— DESCRIPTION OF THE TASK —
Only lines containing the word "wave" belong in the answer; copy each one from the records.

— Dataset entries —

━━━━━━━━━━━━━━━━━━━━━━━━━━━━━━

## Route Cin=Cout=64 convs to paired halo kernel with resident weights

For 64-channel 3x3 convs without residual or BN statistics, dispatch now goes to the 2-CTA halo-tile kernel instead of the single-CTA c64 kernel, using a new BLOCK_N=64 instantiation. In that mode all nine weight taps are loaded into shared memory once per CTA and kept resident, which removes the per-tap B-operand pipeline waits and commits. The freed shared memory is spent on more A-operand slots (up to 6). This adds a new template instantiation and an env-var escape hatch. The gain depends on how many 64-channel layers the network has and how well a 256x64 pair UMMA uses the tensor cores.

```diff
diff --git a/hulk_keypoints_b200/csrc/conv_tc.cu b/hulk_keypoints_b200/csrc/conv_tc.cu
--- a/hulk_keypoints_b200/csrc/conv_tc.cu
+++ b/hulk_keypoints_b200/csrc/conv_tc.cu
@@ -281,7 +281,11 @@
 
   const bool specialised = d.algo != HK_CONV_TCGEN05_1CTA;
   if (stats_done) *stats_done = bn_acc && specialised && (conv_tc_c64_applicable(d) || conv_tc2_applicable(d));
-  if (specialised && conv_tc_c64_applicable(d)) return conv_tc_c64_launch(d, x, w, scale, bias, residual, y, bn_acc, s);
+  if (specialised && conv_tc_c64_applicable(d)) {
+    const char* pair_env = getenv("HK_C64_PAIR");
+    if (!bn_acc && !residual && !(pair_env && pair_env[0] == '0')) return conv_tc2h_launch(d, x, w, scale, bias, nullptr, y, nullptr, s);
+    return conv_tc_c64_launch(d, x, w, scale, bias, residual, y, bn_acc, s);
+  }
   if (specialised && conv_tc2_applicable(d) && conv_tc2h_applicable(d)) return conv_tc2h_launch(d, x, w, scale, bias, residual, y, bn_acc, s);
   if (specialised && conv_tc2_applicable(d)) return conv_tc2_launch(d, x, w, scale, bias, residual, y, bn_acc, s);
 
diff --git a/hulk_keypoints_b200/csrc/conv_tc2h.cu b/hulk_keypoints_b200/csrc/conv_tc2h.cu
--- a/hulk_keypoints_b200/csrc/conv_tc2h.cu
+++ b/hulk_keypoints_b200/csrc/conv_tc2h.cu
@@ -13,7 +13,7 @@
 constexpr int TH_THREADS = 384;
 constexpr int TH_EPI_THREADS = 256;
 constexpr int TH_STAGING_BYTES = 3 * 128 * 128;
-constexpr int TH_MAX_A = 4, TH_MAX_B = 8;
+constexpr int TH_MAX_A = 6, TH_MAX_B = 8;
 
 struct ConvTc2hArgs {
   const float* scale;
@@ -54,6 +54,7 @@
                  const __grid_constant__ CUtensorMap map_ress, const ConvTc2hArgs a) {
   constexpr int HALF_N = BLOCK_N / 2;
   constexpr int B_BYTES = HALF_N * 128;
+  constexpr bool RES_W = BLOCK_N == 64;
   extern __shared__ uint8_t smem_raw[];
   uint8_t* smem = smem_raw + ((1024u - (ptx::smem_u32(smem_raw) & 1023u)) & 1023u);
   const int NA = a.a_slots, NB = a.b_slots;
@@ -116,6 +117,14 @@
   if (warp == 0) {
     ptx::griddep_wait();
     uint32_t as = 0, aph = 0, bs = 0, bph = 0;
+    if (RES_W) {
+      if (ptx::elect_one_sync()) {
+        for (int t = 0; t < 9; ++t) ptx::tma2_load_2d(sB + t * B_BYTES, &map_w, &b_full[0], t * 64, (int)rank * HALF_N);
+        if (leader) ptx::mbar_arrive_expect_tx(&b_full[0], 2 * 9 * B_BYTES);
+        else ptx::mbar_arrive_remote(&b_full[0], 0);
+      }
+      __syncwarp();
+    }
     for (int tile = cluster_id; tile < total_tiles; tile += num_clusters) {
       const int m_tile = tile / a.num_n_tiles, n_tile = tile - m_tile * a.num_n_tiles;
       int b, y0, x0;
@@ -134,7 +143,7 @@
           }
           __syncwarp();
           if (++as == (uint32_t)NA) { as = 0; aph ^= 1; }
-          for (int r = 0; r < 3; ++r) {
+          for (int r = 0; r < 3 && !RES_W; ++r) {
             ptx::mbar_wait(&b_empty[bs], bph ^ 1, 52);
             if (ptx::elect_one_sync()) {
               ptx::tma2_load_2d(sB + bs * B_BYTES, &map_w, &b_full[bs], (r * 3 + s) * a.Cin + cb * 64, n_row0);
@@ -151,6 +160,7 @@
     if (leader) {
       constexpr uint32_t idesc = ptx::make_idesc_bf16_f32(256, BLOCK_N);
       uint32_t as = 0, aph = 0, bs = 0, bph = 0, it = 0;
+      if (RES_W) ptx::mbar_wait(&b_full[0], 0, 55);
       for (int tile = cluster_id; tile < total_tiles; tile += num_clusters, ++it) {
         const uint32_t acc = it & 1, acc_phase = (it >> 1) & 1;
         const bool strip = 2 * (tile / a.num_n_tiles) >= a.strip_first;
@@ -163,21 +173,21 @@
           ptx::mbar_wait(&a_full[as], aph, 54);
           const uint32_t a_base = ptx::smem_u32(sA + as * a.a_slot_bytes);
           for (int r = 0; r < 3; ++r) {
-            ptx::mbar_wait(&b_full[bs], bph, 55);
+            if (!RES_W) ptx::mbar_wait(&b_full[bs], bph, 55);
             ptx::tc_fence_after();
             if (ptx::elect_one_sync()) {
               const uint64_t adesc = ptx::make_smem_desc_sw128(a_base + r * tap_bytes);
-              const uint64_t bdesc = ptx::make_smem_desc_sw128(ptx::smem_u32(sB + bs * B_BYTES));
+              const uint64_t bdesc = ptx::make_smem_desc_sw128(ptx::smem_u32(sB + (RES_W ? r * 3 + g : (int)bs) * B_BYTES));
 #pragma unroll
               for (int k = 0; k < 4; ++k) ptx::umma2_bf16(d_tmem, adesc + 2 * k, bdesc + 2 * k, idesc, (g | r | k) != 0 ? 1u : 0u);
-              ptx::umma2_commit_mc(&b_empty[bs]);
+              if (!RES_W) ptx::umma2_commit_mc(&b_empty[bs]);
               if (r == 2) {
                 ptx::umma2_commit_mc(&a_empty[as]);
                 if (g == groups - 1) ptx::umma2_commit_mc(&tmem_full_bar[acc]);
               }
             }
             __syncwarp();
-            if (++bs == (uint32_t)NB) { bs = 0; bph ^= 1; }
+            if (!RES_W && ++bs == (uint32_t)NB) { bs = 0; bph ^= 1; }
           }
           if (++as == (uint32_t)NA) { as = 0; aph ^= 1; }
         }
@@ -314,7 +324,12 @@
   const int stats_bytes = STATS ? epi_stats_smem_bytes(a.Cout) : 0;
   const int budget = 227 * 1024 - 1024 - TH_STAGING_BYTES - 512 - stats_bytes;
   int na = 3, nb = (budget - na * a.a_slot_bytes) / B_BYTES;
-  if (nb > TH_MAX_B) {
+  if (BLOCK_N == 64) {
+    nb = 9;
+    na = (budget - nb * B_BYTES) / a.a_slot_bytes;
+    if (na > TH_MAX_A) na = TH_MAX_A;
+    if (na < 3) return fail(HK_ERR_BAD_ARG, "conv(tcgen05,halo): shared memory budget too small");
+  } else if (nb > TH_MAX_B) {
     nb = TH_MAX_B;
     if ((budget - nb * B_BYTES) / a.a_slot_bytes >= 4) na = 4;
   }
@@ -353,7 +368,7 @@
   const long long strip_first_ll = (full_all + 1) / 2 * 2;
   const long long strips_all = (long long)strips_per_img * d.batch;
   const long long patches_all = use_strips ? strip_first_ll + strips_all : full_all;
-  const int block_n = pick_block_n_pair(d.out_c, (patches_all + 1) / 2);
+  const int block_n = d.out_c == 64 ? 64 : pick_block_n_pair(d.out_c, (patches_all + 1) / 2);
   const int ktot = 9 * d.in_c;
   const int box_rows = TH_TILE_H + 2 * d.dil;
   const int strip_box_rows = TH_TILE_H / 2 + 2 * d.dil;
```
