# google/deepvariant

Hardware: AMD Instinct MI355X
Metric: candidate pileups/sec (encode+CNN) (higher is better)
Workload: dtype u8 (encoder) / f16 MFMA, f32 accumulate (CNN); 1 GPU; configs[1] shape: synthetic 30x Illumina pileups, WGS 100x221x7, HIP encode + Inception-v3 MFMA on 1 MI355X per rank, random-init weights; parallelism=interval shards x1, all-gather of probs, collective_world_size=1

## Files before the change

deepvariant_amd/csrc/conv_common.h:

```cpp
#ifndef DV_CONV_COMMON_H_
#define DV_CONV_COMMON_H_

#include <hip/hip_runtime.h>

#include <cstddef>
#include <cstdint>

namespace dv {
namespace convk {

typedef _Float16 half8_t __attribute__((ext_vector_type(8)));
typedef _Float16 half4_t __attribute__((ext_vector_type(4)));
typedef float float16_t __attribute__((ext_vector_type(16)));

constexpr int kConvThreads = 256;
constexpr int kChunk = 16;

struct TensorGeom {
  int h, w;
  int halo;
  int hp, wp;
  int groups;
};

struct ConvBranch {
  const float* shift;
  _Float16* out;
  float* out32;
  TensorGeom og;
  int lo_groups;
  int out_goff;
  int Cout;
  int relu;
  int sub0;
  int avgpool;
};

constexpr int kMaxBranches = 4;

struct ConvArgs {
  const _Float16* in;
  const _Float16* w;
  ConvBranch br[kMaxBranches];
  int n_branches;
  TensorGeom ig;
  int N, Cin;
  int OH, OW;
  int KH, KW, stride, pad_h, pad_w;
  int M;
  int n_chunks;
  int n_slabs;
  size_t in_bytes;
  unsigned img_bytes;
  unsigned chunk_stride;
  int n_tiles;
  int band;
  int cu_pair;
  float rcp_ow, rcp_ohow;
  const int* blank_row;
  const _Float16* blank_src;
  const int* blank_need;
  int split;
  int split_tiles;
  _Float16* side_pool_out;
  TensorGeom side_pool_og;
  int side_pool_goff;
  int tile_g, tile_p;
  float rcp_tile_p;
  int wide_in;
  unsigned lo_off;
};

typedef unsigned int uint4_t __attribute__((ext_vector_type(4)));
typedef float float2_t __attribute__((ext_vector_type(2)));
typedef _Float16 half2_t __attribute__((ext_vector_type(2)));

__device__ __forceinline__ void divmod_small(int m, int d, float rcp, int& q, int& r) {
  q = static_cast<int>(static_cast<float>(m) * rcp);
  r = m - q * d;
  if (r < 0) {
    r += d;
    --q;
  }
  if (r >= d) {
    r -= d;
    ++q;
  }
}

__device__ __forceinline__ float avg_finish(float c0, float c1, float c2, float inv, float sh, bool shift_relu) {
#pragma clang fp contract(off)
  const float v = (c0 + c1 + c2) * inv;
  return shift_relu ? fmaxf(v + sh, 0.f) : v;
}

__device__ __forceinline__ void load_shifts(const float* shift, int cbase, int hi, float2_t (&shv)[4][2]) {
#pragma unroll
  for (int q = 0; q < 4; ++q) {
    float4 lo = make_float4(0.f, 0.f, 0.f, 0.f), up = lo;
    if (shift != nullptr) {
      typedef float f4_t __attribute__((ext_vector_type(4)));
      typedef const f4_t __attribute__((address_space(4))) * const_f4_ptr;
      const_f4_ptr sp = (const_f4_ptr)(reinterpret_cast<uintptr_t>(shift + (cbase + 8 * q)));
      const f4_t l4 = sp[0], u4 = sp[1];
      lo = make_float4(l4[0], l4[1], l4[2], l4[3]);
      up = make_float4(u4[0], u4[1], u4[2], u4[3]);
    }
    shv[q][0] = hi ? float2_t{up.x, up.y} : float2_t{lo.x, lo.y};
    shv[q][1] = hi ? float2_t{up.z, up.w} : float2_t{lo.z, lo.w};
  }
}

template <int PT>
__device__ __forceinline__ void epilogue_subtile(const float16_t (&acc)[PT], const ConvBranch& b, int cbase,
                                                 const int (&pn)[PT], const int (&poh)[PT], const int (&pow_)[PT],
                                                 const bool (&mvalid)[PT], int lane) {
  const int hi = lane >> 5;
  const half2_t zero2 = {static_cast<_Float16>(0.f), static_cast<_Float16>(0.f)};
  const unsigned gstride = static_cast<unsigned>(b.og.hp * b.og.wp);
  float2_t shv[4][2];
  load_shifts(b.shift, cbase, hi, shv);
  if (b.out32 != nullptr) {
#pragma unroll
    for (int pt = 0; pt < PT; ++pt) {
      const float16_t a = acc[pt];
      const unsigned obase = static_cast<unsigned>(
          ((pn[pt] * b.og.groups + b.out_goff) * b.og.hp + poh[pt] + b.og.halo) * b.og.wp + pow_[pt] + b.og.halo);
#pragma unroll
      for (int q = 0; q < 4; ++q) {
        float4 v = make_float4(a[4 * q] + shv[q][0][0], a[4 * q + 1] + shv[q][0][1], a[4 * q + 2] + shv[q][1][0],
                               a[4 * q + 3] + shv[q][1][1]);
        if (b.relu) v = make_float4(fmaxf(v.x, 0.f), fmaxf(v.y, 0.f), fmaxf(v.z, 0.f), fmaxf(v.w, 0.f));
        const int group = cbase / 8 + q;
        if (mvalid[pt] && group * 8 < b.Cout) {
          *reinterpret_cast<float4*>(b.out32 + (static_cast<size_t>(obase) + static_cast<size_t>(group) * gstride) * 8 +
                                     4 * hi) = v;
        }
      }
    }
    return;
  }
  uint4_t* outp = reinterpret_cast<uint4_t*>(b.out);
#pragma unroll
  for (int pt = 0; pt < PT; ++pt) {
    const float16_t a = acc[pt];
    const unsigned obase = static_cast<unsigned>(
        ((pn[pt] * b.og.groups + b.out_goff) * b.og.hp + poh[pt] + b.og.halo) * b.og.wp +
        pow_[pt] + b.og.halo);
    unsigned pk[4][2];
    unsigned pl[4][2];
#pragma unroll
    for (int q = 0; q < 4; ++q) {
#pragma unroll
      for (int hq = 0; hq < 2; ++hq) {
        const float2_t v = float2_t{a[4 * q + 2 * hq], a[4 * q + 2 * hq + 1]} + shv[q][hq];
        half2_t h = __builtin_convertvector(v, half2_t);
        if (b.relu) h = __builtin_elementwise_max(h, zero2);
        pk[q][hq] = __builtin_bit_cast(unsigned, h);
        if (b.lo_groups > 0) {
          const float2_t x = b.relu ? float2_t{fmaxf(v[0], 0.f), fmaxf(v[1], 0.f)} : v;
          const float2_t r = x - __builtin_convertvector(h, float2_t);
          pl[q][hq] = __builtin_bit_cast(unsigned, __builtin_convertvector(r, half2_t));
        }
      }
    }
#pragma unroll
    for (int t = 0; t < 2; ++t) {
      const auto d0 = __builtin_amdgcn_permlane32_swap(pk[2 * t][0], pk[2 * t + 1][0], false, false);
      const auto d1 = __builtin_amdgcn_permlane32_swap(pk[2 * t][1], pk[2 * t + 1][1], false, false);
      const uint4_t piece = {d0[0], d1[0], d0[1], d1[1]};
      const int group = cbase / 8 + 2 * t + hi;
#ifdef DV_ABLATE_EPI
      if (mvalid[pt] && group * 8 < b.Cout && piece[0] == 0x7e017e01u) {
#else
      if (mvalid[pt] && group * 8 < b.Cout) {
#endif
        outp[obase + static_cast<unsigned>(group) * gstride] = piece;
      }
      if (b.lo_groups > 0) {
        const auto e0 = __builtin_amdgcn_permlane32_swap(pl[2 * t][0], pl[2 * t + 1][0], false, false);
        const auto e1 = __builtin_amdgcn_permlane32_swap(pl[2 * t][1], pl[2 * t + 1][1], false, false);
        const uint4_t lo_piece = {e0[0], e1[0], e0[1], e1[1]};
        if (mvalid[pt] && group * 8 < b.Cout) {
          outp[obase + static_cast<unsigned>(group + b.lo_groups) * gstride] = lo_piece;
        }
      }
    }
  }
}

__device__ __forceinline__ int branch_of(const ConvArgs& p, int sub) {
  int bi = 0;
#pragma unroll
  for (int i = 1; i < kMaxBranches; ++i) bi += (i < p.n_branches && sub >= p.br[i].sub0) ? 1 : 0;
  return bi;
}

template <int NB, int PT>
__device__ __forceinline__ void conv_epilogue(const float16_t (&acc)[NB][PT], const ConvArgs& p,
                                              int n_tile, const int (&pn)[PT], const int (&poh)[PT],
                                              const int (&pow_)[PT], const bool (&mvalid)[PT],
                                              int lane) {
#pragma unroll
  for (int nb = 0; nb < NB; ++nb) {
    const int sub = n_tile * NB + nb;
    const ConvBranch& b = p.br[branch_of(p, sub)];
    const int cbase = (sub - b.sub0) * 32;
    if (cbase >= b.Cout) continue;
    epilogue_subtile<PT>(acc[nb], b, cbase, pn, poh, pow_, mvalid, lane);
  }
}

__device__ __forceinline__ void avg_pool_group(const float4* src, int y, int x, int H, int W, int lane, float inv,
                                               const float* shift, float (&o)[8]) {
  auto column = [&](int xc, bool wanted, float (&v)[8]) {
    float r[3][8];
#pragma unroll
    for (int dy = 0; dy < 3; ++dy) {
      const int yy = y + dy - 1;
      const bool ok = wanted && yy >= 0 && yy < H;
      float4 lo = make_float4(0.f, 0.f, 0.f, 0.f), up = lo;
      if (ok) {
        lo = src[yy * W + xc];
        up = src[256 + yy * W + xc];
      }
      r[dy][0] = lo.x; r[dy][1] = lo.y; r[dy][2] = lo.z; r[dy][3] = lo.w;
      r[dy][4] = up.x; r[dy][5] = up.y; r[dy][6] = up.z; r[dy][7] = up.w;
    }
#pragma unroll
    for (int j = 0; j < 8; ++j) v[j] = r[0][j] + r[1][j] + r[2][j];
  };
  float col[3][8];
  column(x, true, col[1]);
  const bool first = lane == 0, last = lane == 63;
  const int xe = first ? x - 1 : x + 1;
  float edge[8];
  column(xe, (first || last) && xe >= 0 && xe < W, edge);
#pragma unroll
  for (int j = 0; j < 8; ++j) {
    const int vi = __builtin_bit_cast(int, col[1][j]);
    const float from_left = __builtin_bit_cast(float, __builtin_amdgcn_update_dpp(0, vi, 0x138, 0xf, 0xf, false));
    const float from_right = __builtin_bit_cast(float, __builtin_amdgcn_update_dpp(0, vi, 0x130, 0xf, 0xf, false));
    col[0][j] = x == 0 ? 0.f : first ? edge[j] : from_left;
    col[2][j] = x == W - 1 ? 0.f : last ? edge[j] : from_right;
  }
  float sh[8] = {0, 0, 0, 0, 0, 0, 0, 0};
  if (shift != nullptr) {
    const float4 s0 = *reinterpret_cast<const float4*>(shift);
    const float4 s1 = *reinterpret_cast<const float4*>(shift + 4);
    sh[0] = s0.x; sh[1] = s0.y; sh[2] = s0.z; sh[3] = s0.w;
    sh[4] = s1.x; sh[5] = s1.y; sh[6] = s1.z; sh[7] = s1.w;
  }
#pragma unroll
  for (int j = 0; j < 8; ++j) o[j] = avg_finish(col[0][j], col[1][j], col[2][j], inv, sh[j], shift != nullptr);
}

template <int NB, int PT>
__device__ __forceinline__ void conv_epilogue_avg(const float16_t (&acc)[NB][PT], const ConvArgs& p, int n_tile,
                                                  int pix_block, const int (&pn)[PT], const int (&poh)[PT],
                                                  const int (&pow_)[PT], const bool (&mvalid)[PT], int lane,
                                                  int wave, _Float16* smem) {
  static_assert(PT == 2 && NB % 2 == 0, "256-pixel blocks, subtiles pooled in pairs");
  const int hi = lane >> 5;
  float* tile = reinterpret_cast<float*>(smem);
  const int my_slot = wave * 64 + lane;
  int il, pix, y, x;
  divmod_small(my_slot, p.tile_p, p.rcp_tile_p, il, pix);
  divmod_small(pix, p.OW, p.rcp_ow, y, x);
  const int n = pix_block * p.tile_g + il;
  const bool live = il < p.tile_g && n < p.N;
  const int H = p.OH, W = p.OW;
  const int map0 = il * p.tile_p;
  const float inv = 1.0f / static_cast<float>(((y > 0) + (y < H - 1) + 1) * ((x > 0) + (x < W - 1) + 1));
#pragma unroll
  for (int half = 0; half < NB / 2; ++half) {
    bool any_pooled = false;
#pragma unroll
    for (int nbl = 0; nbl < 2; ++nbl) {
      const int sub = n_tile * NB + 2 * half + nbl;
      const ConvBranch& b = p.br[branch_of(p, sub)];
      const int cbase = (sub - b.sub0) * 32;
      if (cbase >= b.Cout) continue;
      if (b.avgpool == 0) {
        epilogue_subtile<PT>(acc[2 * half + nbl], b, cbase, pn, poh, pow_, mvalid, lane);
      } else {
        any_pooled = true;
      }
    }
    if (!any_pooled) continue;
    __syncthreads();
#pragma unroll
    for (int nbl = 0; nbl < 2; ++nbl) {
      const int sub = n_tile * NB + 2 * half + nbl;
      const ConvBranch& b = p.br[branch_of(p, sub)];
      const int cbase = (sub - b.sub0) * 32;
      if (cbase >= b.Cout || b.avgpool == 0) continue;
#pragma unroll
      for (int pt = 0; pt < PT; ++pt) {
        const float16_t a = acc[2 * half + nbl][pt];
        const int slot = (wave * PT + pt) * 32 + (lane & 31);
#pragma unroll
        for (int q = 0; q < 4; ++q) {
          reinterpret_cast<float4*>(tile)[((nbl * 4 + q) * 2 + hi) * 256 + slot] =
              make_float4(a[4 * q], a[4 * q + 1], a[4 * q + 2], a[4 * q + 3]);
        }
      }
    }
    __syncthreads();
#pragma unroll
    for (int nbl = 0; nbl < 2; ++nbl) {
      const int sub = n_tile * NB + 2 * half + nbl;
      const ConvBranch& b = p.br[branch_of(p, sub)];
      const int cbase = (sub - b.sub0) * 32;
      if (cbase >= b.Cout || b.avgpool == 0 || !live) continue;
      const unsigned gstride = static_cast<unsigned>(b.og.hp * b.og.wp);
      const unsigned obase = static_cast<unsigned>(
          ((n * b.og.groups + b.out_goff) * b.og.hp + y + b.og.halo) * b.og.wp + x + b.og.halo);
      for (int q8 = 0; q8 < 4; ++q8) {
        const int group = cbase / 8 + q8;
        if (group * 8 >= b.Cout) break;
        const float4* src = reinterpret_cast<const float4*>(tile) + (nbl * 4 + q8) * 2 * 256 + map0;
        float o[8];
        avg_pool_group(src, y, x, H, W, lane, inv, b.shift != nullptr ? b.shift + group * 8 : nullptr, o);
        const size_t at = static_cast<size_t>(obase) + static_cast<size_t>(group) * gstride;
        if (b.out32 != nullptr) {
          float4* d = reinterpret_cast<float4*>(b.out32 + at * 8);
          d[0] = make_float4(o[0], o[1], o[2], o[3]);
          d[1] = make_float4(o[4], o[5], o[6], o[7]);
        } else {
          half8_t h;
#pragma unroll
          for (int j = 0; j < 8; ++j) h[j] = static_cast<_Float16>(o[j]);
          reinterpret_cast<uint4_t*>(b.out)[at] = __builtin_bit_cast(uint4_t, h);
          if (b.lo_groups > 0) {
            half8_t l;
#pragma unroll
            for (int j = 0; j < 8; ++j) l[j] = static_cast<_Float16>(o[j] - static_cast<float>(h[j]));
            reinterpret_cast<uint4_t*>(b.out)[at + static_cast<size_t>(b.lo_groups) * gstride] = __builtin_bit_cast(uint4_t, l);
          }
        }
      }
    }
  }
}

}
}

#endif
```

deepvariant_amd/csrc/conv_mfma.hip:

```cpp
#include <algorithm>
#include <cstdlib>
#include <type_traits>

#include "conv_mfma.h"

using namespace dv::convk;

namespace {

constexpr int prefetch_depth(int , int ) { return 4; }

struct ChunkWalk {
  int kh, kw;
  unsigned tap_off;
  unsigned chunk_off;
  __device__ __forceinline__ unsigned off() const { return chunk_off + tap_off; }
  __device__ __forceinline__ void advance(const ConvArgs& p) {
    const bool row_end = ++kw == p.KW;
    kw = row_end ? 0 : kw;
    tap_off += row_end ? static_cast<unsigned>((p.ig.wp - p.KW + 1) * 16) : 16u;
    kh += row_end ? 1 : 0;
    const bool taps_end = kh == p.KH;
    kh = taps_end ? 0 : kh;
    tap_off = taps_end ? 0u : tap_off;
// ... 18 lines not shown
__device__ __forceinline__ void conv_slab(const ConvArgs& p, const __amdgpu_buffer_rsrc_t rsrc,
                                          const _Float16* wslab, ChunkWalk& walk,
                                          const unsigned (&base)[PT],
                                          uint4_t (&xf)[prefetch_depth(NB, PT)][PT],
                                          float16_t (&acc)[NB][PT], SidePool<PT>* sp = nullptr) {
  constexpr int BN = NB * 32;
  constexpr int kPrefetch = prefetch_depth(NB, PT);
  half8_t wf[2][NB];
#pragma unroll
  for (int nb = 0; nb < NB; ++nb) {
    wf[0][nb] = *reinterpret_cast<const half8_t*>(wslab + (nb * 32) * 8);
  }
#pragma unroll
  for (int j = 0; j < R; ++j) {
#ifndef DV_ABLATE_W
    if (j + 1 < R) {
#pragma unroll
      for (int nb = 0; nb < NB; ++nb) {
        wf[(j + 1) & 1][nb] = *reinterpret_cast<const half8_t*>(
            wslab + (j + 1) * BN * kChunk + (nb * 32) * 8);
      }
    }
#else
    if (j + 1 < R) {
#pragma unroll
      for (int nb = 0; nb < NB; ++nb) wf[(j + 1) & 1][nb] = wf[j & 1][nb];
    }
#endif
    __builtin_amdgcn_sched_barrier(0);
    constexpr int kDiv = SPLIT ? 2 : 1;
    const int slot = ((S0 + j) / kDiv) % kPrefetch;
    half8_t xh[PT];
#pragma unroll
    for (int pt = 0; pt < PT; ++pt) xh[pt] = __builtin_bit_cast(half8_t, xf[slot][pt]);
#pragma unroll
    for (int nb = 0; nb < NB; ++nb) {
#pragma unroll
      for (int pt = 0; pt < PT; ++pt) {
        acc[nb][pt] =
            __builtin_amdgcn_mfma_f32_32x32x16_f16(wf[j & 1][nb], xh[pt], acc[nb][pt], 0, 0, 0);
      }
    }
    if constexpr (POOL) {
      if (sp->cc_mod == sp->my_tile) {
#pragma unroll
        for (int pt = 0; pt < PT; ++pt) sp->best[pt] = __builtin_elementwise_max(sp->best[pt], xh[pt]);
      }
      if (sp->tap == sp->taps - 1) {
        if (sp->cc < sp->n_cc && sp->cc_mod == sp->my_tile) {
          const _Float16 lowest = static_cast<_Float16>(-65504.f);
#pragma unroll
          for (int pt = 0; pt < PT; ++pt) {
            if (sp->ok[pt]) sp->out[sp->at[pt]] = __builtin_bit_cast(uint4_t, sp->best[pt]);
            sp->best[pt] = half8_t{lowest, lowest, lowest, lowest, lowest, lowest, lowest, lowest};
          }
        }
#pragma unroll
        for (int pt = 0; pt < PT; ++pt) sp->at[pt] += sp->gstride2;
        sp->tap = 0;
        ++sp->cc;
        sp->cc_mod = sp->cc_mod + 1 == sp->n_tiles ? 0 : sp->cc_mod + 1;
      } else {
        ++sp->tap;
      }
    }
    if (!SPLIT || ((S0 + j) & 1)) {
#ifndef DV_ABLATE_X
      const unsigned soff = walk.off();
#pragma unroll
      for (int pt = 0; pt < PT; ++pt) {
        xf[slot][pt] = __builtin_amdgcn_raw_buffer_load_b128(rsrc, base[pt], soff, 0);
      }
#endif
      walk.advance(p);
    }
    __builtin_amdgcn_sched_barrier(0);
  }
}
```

━━━━━━━━━━━━━━━━━━━━━━━━━━━━━━

— TASK ANSWER —
                                                  int wave, _Float16* smem) {
  const int my_slot = wave * 64 + lane;
        const int slot = (wave * PT + pt) * 32 + (lane & 31);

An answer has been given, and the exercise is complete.